Profits at North Sea independent Serica Energy surged by 88-fold in the first half of the year as the company capitalised on high gas prices with a 41 per cent increase in production.
Serica, which accounts for about 5% of all gas consumed in the UK, will pay its first-ever interim dividend of 8p per share following the huge uplift in profits. It paid a final dividend of 9p at the end of the last financial year.
Revenues during the six months to the end of June more than trebled to £353.5 million as Serica benefitted from the first full contribution from its 14-million-barrel Columbus project in the North Sea and the Rhum R3 well originally drilled 17 years ago by BP. The company also quadrupled production from its 24-year-old Bruce M1 well.
This increase in production to 26,600 barrels of oil equivalent (boe) per day from 18,855 a year earlier was combined with an average gas price of 175p per therm, up from 50p per therm in the first half of 2021. More than 85% of Serica’s production is gas, with the remainder being oil.
This increase in production at higher commodity prices led to a spike in pre-tax profits which hit £194.5m, up from just £2.2m in the same period last year.

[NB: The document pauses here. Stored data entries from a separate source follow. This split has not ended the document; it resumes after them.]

+  request(0);
+  for (int kf = 0; kf < p.KF; ++kf) {
+    publish();
+    __syncthreads();
+    if (kf + 1 < p.KF) request(kf + 1);
+    Ops o0, o1;
+    int kt = 0, s = 0;
+    auto advance = [&](int i) {
+      if (i < nstep) { const bool wrap = s + 1 == S; s = wrap ? 0 : s + 1; kt += wrap; }
+      return min(i, nstep - 1);
+    };
+    fetch(o0, 0, kt, s);
+    for (int i = 0; i + 2 <= nstep; i += 2) {
+      const int i1 = advance(i + 1);
+      fetch(o1, i1, kt, s);
+      mfmas(o0);
+      const int i2 = advance(i + 2);
+      fetch(o0, i2, kt, s);
+      mfmas(o1);
+    }
+    if (nstep & 1) mfmas(o0);
+    __syncthreads();
+  }
+
+  const int t = t0 + wave * 32 + l31;
+  const float winv = scale_word[1];
+  if (t < p.Tout) {
+#pragma unroll
+    for (int f = 0; f < CL_F; ++f) {
+      const int fo = fo0 + f;
+      if (fo >= p.Fout) continue;
+#pragma unroll
+      for (int r = 0; r < 16; ++r) {
+        const int co = tile * 32 + ms::mfma32_row(r, lane);
+        if (co < p.Cout) {
+          float v = acc[f][r] * winv + (bias ? bias[co] : 0.f);
+          if (p.act == MS_ACT_CLAMP) v = fminf(fmaxf(v, p.lo), p.hi);
+          y[(((size_t)n * p.Cout + co) * p.Fout + fo) * p.Tout + t] = v;
+        }
+      }
+    }
+  }
+}
+
+int conv_cl_pipe_plan(const ClP& p, bool f16, size_t* lds) {
+  const char* sw = getenv("MS_CONV_PIPE");
+  if (sw && sw[0] == '0') return 0;
+  if (p.FP != 0 || p.KG % 2 || p.Tout <= 48) return 0;
+  const size_t xgran = (size_t)CL_F * p.KG * p.PW, wgran = (size_t)p.KT * p.KG * 32;
+  if (xgran > (size_t)256 * PL_XS || wgran > (size_t)256 * PL_WS) return 0;
+  if ((size_t)p.Tin * p.Cin >= ((size_t)1 << 31)) return 0;
+  (void)f16;
+  *lds = 2 * (xgran + wgran) * 16;
+  return *lds <= 80 * 1024;
+}
+
+constexpr int FW_XS = 25;
+constexpr int FW_WS = 9;
+static_assert(CL_F == 2, "maskconv_fwin_batch_kernel tells its two staged rows apart with one comparison");
+
+template <int P>
+__global__ __launch_bounds__(256, 1) void maskconv_fwin_batch_kernel(const unsigned short* __restrict__ xh,
+                                                                     const unsigned short* __restrict__ xl,
+                                                                     const int32_t* __restrict__ lens,
+                                                                     const unsigned short* __restrict__ wp,
+                                                                     const float* __restrict__ bias, float* __restrict__ y,
+                                                                     ClP p, const float* __restrict__ scale_word) {
+  constexpr bool F16 = ms::prec_one_plane(P), HM = P == ms::PREC_F16X3;
+  constexpr int TT = 128, RF = CL_F;
+  extern __shared__ __attribute__((aligned(16))) char lds[];
+  const int PWS = (p.PW + p.ST - 1) / p.ST;
+  const int PWL = PWS * p.ST;
+  const int row_bytes = p.KG * PWL * 16;
+  char* Ph = lds;
+  char* Pl = lds + RF * row_bytes;
+  char* Wh = lds + 2 * RF * row_bytes;
+  const int taps_per_stage = (p.KT + 1) / 2;
+  const int whalf = taps_per_stage * p.KG * 32;
+  const int wall = p.KT * p.KG * 32;
+  char* Wl = Wh + whalf * 16;
+
+  const int tid = threadIdx.x, lane = tid & 63, wave = tid >> 6;
+  const int l31 = lane & 31, half = lane >> 5;
+  const int t0 = blockIdx.x * TT;
+  const int fo0 = blockIdx.y * RF;
+  const int n = blockIdx.z / p.co_tiles, tile = blockIdx.z % p.co_tiles;
+  const int len = lens ? min(lens[n], p.Tin) : p.Tin;
+  const int cout_pad = p.co_tiles * 32;
+  const size_t wplane = (size_t)wall / 32 * cout_pad * 8;
+
+  ms::f32x16 acc[CL_F];
+#pragma unroll
+  for (int f = 0; f < CL_F; ++f)
+#pragma unroll
+    for (int r = 0; r < 16; ++r) acc[f][r] = 0.f;
+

The company narrowed its production guidance for the full year to between 26,000 and 28,000 boe per day, down from the 26,000 to 30,000 forecast in July. However, chief executive Mitch Flegg remained bullish on the future investment programme, with results expected from Serica’s North Eigg exploration well in December.
“Furthermore, the BKR (Bruce, Keith and Rhum) cash flow sharing arrangements have now come to an end after four years during which the company shared the net cash flow with the vendors of the relevant assets,” Mr Flegg said. “We now retain 100% of the net cash flow from BKR.”
The UK Government’s windfall tax – the Energy Profits Levy – did not impact the company’s first half results because the policy was not enacted until July. Serica said the 25% levy on profits arising from May 26 “could result in significant impact in the future”, though the emergency legislation has significant benefits as well.
READ MORE: Bumper North Sea deals give lie to the warnings on windfall profit taxation
Producers paying the EPL can secure 91% tax relief on investments in new projects, which essentially translates to a cost of just 9p for every £1 spent on new exploration and production.
“Incentives to reinvest in additional oil and gas reserves offer Serica the opportunity to mitigate its impact,” the company said. “Therefore, we will not only maintain our ongoing investment plan but will also look to expand and accelerate elements of that programme.”
Serica further hinted that a successful outcome at North Eigg, which is estimated to contain 60 million boe, could trigger cash call.
“The company is evaluating a number of acquisition and new investment opportunities and a successful outcome of the North Eigg exploration well would have a significant impact upon the company’s cash requirements, with strong pressure to follow up any success rapidly so as to support the UK’s security of gas supply,” Serica said.
READ MORE: Serica Energy reveals North Eigg exploration well delays
Earlier this year Serica was embroiled in a buyout standoff with smaller rival Kistos that included tit-for-tat takeover offers by both sides. That came to a close in August when Kistos walked away after the two failed to agree on a revised proposal.
“Although it proved not possible to reach agreement with Kistos on the terms of the respective potential offers between the two companies, Serica continues to actively seek opportunities at both the asset and corporate level that would strengthen the company, diversify its asset base and deliver incremental value to shareholders,” Serica said.
The company’s shares closed yesterday’s trading 3.8% higher, up 13p at 355p.